Rationale: Develop multiple questions that are testable for the final project.

Procedure: Got into groups and ideas were generated fro question topics. Everyone decided what topics the group had the most interest in. Four questions were generated and the questions were submitted to Canvas.

Results: Image shows the four questions that were generated.

Conclusions: Four questions were generated and three of the four could be potential research topics that could support the class poster.

Future work: Decide on the final question and start independent research.

Rationale: In groups, finish the final posters In-Silico results and become familiar with the new databases that would help with the independent research project.

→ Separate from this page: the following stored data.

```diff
diff --git a/video-steganography-pcamv_amd/csrc/pcamv_flow.hip.h b/video-steganography-pcamv_amd/csrc/pcamv_flow.hip.h
--- a/video-steganography-pcamv_amd/csrc/pcamv_flow.hip.h
+++ b/video-steganography-pcamv_amd/csrc/pcamv_flow.hip.h
@@ -208,6 +208,8 @@
 
 enum { P2D_PASS2 = 1, P2D_DEBLOCK = 2 };
 void pcamv_launch_pass2_diag(int stages, unsigned blocks, unsigned gops, hipStream_t st, const FrameDev *dF, int d);
+void pcamv_launch_pass2_flow(unsigned waves, hipStream_t st, const FrameDev *dF, const FlowDev &fl);
+int pcamv_pass2_flow_waves_per_cu(void);
 void pcamv_launch_flow_tesa(unsigned waves, hipStream_t st, const FrameDev *dF, const FlowDev &fl);
 template <int BUILD> void pcamv_launch_flow_rd(unsigned waves, hipStream_t st, const FrameDev *dF, const FlowDev &fl);
 template <int BUILD> int pcamv_flow_rd_waves_per_cu(void);
diff --git a/video-steganography-pcamv_amd/csrc/pcamv_gpu.hip b/video-steganography-pcamv_amd/csrc/pcamv_gpu.hip
--- a/video-steganography-pcamv_amd/csrc/pcamv_gpu.hip
+++ b/video-steganography-pcamv_amd/csrc/pcamv_gpu.hip
@@ -358,7 +358,8 @@
         fl2.total = (unsigned)n * (unsigned)fl2.n_mb;
         flow_split_queues(fl2, n);
         fl2.dep = (int *)(b->d_flow + FLOW_CTR_WORDS + fl2.total);
-        HIPCHK(b, hipOccupancyMaxActiveBlocksPerMultiprocessor(&per_cu, k_pass2_deblock_flow, 64, 0));
+        per_cu = pcamv_pass2_flow_waves_per_cu();
+        if (per_cu < 0) return fail(b, PCAMV_EHIP, "the occupancy of the second-pass kernel could not be read");
         b->flow2_waves = flow_wave_count(per_cu, n_cu, fl2.total);
         HIPCHK(b, hipMemset(b->d_flow, 0, FLOW_CTR_WORDS * sizeof(unsigned)));
     }
@@ -741,7 +742,7 @@
     if (what & ST_PASS2) {
         if (b->sched_flow) {
             hipLaunchKernelGGL(k_flow_init, dim3((b->fl2.total + 255) / 256), dim3(256), 0, st, b->fl2);
-            hipLaunchKernelGGL(k_pass2_deblock_flow, dim3(b->flow2_waves), dim3(64), 0, st, dF, b->fl2);
+            pcamv_launch_pass2_flow((unsigned)b->flow2_waves, st, dF, b->fl2);
         } else {
             diag_launch(b->n_diag, F, [&](int cnt, int d) { pcamv_launch_pass2_diag(P2D_PASS2 | P2D_DEBLOCK, cnt, G, st, dF, d); });
         }
diff --git a/video-steganography-pcamv_amd/csrc/pcamv_kernels.hip.h b/video-steganography-pcamv_amd/csrc/pcamv_kernels.hip.h
--- a/video-steganography-pcamv_amd/csrc/pcamv_kernels.hip.h
+++ b/video-steganography-pcamv_amd/csrc/pcamv_kernels.hip.h
@@ -49,16 +49,6 @@
     __shared__ MBLocal L;
     __shared__ Analysis A;
     flow_loop<0, 0>(Fs, fl, L, &A, nullptr);
-}
-
-#ifndef PCAMV_PASS2_OCC
-#define PCAMV_PASS2_OCC 4
-#endif
-static __global__ void __launch_bounds__(64, PCAMV_PASS2_OCC) k_pass2_deblock_flow(const FrameDev *__restrict__ Fs, FlowDev fl)
-{
-    __shared__ __attribute__((aligned(16))) uint8_t Lraw[PCAMV_PASS2_LDS];
-    __shared__ __attribute__((aligned(16))) P2Unit U;
-    flow_loop<1, 0>(Fs, fl, *reinterpret_cast<MBLocal *>(Lraw), nullptr, &U);
 }
 
 static __global__ void __launch_bounds__(64) k_block_costs(const FrameDev *__restrict__ Fs, const int *__restrict__ req, int *__restrict__ out)
diff --git a/video-steganography-pcamv_amd/csrc/pcamv_pass2_flow.hip b/video-steganography-pcamv_amd/csrc/pcamv_pass2_flow.hip
--- /dev/null
+++ b/video-steganography-pcamv_amd/csrc/pcamv_pass2_flow.hip
@@ -0,0 +1,25 @@
+#include <hip/hip_runtime.h>
+#include <stdint.h>
+#define PCAMV_FD_KEEP 1
+#include "pcamv_flow.hip.h"
+
+#ifndef PCAMV_PASS2_OCC
+#define PCAMV_PASS2_OCC 4
+#endif
+static __global__ void __launch_bounds__(64, PCAMV_PASS2_OCC) k_pass2_deblock_flow(const FrameDev *__restrict__ Fs, FlowDev fl)
+{
+    __shared__ __attribute__((aligned(16))) uint8_t Lraw[PCAMV_PASS2_LDS];
+    __shared__ __attribute__((aligned(16))) P2Unit U;
+    flow_loop<1, 0>(Fs, fl, *reinterpret_cast<MBLocal *>(Lraw), nullptr, &U);
+}
+
+void pcamv_launch_pass2_flow(unsigned waves, hipStream_t st, const FrameDev *dF, const FlowDev &fl)
+{
+    hipLaunchKernelGGL(k_pass2_deblock_flow, dim3(waves), dim3(64), 0, st, dF, fl);
+}
+int pcamv_pass2_flow_waves_per_cu(void)
+{
+    int per_cu = 0;
+    if (hipOccupancyMaxActiveBlocksPerMultiprocessor(&per_cu, k_pass2_deblock_flow, 64, 0) != hipSuccess) return -1;
+    return per_cu;
+}
diff --git a/video-steganography-pcamv_amd/csrc/pcamv_planes.hip.h b/video-steganography-pcamv_amd/csrc/pcamv_planes.hip.h
--- a/video-steganography-pcamv_amd/csrc/pcamv_planes.hip.h
+++ b/video-steganography-pcamv_amd/csrc/pcamv_planes.hip.h
@@ -51,6 +51,46 @@
         }
     }
 }
+struct HpRow { v2s p[6]; };
+__device__ __forceinline__ void hpel_unpack(const uint32_t d[3], HpRow &r)
+{
+#pragma unroll
+    for (int i = 0; i < 3; i++) {
+        r.p[2 * i] = as_v2s(__builtin_amdgcn_perm(0u, d[i], 0x0c010c00u));
+        r.p[2 * i + 1] = as_v2s(__builtin_amdgcn_perm(0u, d[i], 0x0c030c02u));
+    }
+}
+__device__ __forceinline__ v2s hp_tap6(v2s a, v2s b, v2s c, v2s d, v2s e, v2s f) { return ((a + f) + (c + d) * (short)20) - (b + e) * (short)5; }
+__device__ __forceinline__ v2s hp_odd(v2s lo, v2s hi) { return as_v2s(__builtin_amdgcn_alignbit(as_u32(hi), as_u32(lo), 16)); }
+__device__ __forceinline__ v2s hp_clamp(v2s v) { return __builtin_elementwise_min(__builtin_elementwise_max(v, (v2s)(short)0), (v2s)(short)255); }
+__device__ __forceinline__ v2s hp_round5(v2s v) { return hp_clamp((v + (short)16) >> (short)5); }
+#define HP_PACK 0x06040200u
+__device__ __forceinline__ uint32_t hp_pack_u8(v2s lo, v2s hi, uint32_t sel) { return __builtin_amdgcn_perm(as_u32(hi), as_u32(lo), sel); }
+__device__ __forceinline__ int hp_centre(v2s a, v2s b, v2s c)
+{
+    int t = __builtin_amdgcn_sdot2(a, (v2s){1, -5}, 512, false);
+    t = __builtin_amdgcn_sdot2(b, (v2s){20, 20}, t, false);
+    t = __builtin_amdgcn_sdot2(c, (v2s){-5, 1}, t, false) >> 10;
+    asm volatile("" : "+v"(t));
+    return t;
+}
+__device__ __forceinline__ void hpel_row_out(const HpRow &r0, const HpRow &r1, const HpRow &r2, const HpRow &r3, const HpRow &r4, const HpRow &r5,
+                                             uint32_t sel, uint32_t &of, uint32_t &oh, uint32_t &ov, uint32_t &oc)
+{
+    v2s V[6];
+#pragma unroll
+    for (int i = 1; i < 6; i++) V[i] = hp_tap6(r0.p[i], r1.p[i], r2.p[i], r3.p[i], r4.p[i], r5.p[i]);
+    const v2s *p = r2.p;
+    const v2s q1 = hp_odd(p[1], p[2]), q2 = hp_odd(p[2], p[3]), q3 = hp_odd(p[3], p[4]), q4 = hp_odd(p[4], p[5]);
+    const v2s h01 = hp_tap6(p[1], q1, p[2], q2, p[3], q3), h23 = hp_tap6(p[2], q2, p[3], q3, p[4], q4);
+    const v2s w1 = hp_odd(V[1], V[2]), w2 = hp_odd(V[2], V[3]), w3 = hp_odd(V[3], V[4]), w4 = hp_odd(V[4], V[5]);
+    const v2s c01 = {(short)hp_centre(V[1], V[2], V[3]), (short)hp_centre(w1, w2, w3)};
+    const v2s c23 = {(short)hp_centre(V[2], V[3], V[4]), (short)hp_centre(w2, w3, w4)};
+    of = hp_pack_u8(p[2], p[3], sel);
+    oh = hp_pack_u8(hp_round5(h01), hp_round5(h23), sel);
+    ov = hp_pack_u8(hp_round5(V[2]), hp_round5(V[3]), sel);
+    oc = hp_pack_u8(hp_clamp(c01), hp_clamp(c23), sel);
+}
 static __global__ void __launch_bounds__(HP_THREADS) k_hpel(const FrameDev *__restrict__ Fs)
 {
     __shared__ uint32_t tile[4][8][HP_TILE];
@@ -64,49 +104,14 @@
     const int x0 = strip * PCAMV_LSW + 4 * d;
     const int gx = x0 - PCAMV_PAD, eg0 = clip3i(gx, -4, W);
     const int rep = gx < -4 ? 0 : gx > W ? 3 : -1;
+    const uint32_t sel = rep < 0 ? HP_PACK : 2u * (uint32_t)rep * 0x01010101u;
     const bool fast = eg0 >= 4 && eg0 + 8 <= W && ((uintptr_t)src & 3) == 0;
     const size_t psz = (size_t)F.plane_size;
     uint8_t *const line0 = planes + (size_t)strip * PCAMV_LROW * (size_t)lines + 16 * d;
     const bool raster = F.luma_raster && d < 7 && x0 < stride;
-    uint32_t w[6][3];
+    HpRow w[6];
     uint32_t of = 0, oh = 0, ov = 0, oc = 0;
-    int ey_prev = 0;
-    for (int y = yb; y < yb + HP_ROWS && y < lines; y++) {
-        const int ey = clip3i(y - PCAMV_PAD, -8, H + 7);
-        if (y == yb || ey != ey_prev) {
-            if (y == yb) {
-#pragma unroll
-                for (int k = 0; k < 5; k++) hpel_load_row(src + (size_t)clip3i(ey - 2 + k, 0, H - 1) * W, eg0, W, fast, w[k]);
-            } else {
-#pragma unroll
-                for (int k = 0; k < 5; k++) { w[k][0] = w[k + 1][0]; w[k][1] = w[k + 1][1]; w[k][2] = w[k + 1][2]; }
-            }
-            hpel_load_row(src + (size_t)clip3i(ey + 3, 0, H - 1) * W, eg0, W, fast, w[5]);
-            ey_prev = ey;
-            int v[9], b2[9];
-#pragma unroll
-            for (int j = 0; j < 9; j++) {
-                const int q = (j + 2) >> 2, sh = 8 * ((j + 2) & 3);
-#define HPB(k) ((int)(w[k][q] >> sh & 255))
-                v[j] = HPB(0) + HPB(5) - 5 * (HPB(1) + HPB(4)) + 20 * (HPB(2) + HPB(3));
-                b2[j] = HPB(2);
-#undef HPB
-            }
-            of = w[2][1]; oh = ov = oc = 0;
-#pragma unroll
-            for (int k = 0; k < 4; k++) {
-                const int th = b2[k] + b2[k + 5] - 5 * (b2[k + 1] + b2[k + 4]) + 20 * (b2[k + 2] + b2[k + 3]);
-                const int tc = v[k] + v[k + 5] - 5 * (v[k + 1] + v[k + 4]) + 20 * (v[k + 2] + v[k + 3]);
-                oh |= clamp_u8((th + 16) >> 5) << (8 * k);
-                ov |= clamp_u8((v[k + 2] + 16) >> 5) << (8 * k);
-                oc |= clamp_u8((tc + 512) >> 10) << (8 * k);
-            }
-            if (rep >= 0) {
-                const int sh = 8 * rep;
-                of = (of >> sh & 255) * 0x01010101u; oh = (oh >> sh & 255) * 0x01010101u;
-                ov = (ov >> sh & 255) * 0x01010101u; oc = (oc >> sh & 255) * 0x01010101u;
-            }
-        }
+    auto put = [&](int y) {
         if (raster) *(gp32w)(F.luma_raster + (size_t)y * stride + x0) = of;
         const int r = y & 3;
         tile[0][t][8 * r + d] = of; tile[1][t][8 * r + d] = oh; tile[2][t][8 * r + d] = ov; tile[3][t][8 * r + d] = oc;
@@ -120,6 +125,44 @@
 #pragma unroll
             for (int k = 0; k < 4; k++) *(gp128w)(o + k * psz) = ln[k];
         }
+    };
+    auto load_raw = [&](int sy, uint32_t raw[3]) { hpel_load_row(src + (size_t)clip3i(sy, 0, H - 1) * W, eg0, W, fast, raw); };
+    auto load = [&](int sy, HpRow &r) {
+        uint32_t raw[3];
+        load_raw(sy, raw);
+        hpel_unpack(raw, r);
+    };
+    const int ey0 = yb - PCAMV_PAD;
+    if (ey0 >= -8 && ey0 + HP_ROWS - 1 <= H + 7 && yb + HP_ROWS <= lines) {
+        uint32_t raw[3];
+#pragma unroll
+        for (int k = 0; k < 5; k++) load(ey0 - 2 + k, w[k]);
+        load_raw(ey0 + 3, raw);
+#pragma unroll
+        for (int i = 0; i < HP_ROWS; i++) {
+            hpel_unpack(raw, w[(i + 5) % 6]);
+            if (i + 1 < HP_ROWS) load_raw(ey0 + i + 4, raw);
+            hpel_row_out(w[i % 6], w[(i + 1) % 6], w[(i + 2) % 6], w[(i + 3) % 6], w[(i + 4) % 6], w[(i + 5) % 6], sel, of, oh, ov, oc);
+            put(yb + i);
+        }
+        return;
+    }
+    int ey_prev = 0;
+    for (int y = yb; y < yb + HP_ROWS && y < lines; y++) {
+        const int ey = clip3i(y - PCAMV_PAD, -8, H + 7);
+        if (y == yb || ey != ey_prev) {
+            if (y == yb) {
+#pragma unroll
+                for (int k = 0; k < 5; k++) load(ey - 2 + k, w[k]);
+            } else {
+#pragma unroll
+                for (int k = 0; k < 5; k++) w[k] = w[k + 1];
+            }
+            load(ey + 3, w[5]);
+            ey_prev = ey;
+            hpel_row_out(w[0], w[1], w[2], w[3], w[4], w[5], sel, of, oh, ov, oc);
+        }
+        put(y);
     }
 }
 #endif
diff --git a/video-steganography-pcamv_amd/pcamv_amd/api.py b/video-steganography-pcamv_amd/pcamv_amd/api.py
--- a/video-steganography-pcamv_amd/pcamv_amd/api.py
+++ b/video-steganography-pcamv_amd/pcamv_amd/api.py
@@ -121,7 +121,7 @@
     return os.environ.get("PCAMV_GPU_LIB") or os.path.join(_PKG, "libpcamv_gpu.so")
 
 
-UNITS = ("pcamv_gpu", "pcamv_pass2_diag", "pcamv_slice_write", "pcamv_slice_write_cavlc", "pcamv_idr", "pcamv_tesa", "pcamv_rd", "pcamv_rd_lo", "pcamv_rd_spec", "pcamv_rd_spec2", "pcamv_rd_spec4", "pcamv_rd_tesa")
+UNITS = ("pcamv_gpu", "pcamv_pass2_diag", "pcamv_pass2_flow", "pcamv_slice_write", "pcamv_slice_write_cavlc", "pcamv_idr", "pcamv_tesa", "pcamv_rd", "pcamv_rd_lo", "pcamv_rd_spec", "pcamv_rd_spec2", "pcamv_rd_spec4", "pcamv_rd_tesa")
 
 
 def build_library(force=False):
```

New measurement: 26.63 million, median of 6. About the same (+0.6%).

Procedure: Groups from 3/18 worked to finish the In-Silico results, and the results were finished. In groups, each member looked at each module to help form some start to a testable research project. Group explored the bacteriophages genomics databases, and the databases helped narrow potential research question.

Results: Two topics were taken into consideration for a testable question that the group could further expand on.

Conclusions: Further analyzations need to be made in order to form two testable research questions for Monday’s lab. Other outside sources need to be brought in to help target the question. Potential independent research topic could compare the start site preferences of NapoleonB with other phages in AM cluster and the preferred ribosome binding sites could help bring other questions as well.

Future work: Poster will be updated to ensure the poster is ready for URSA. Form two testable questions that would help kick start independent research.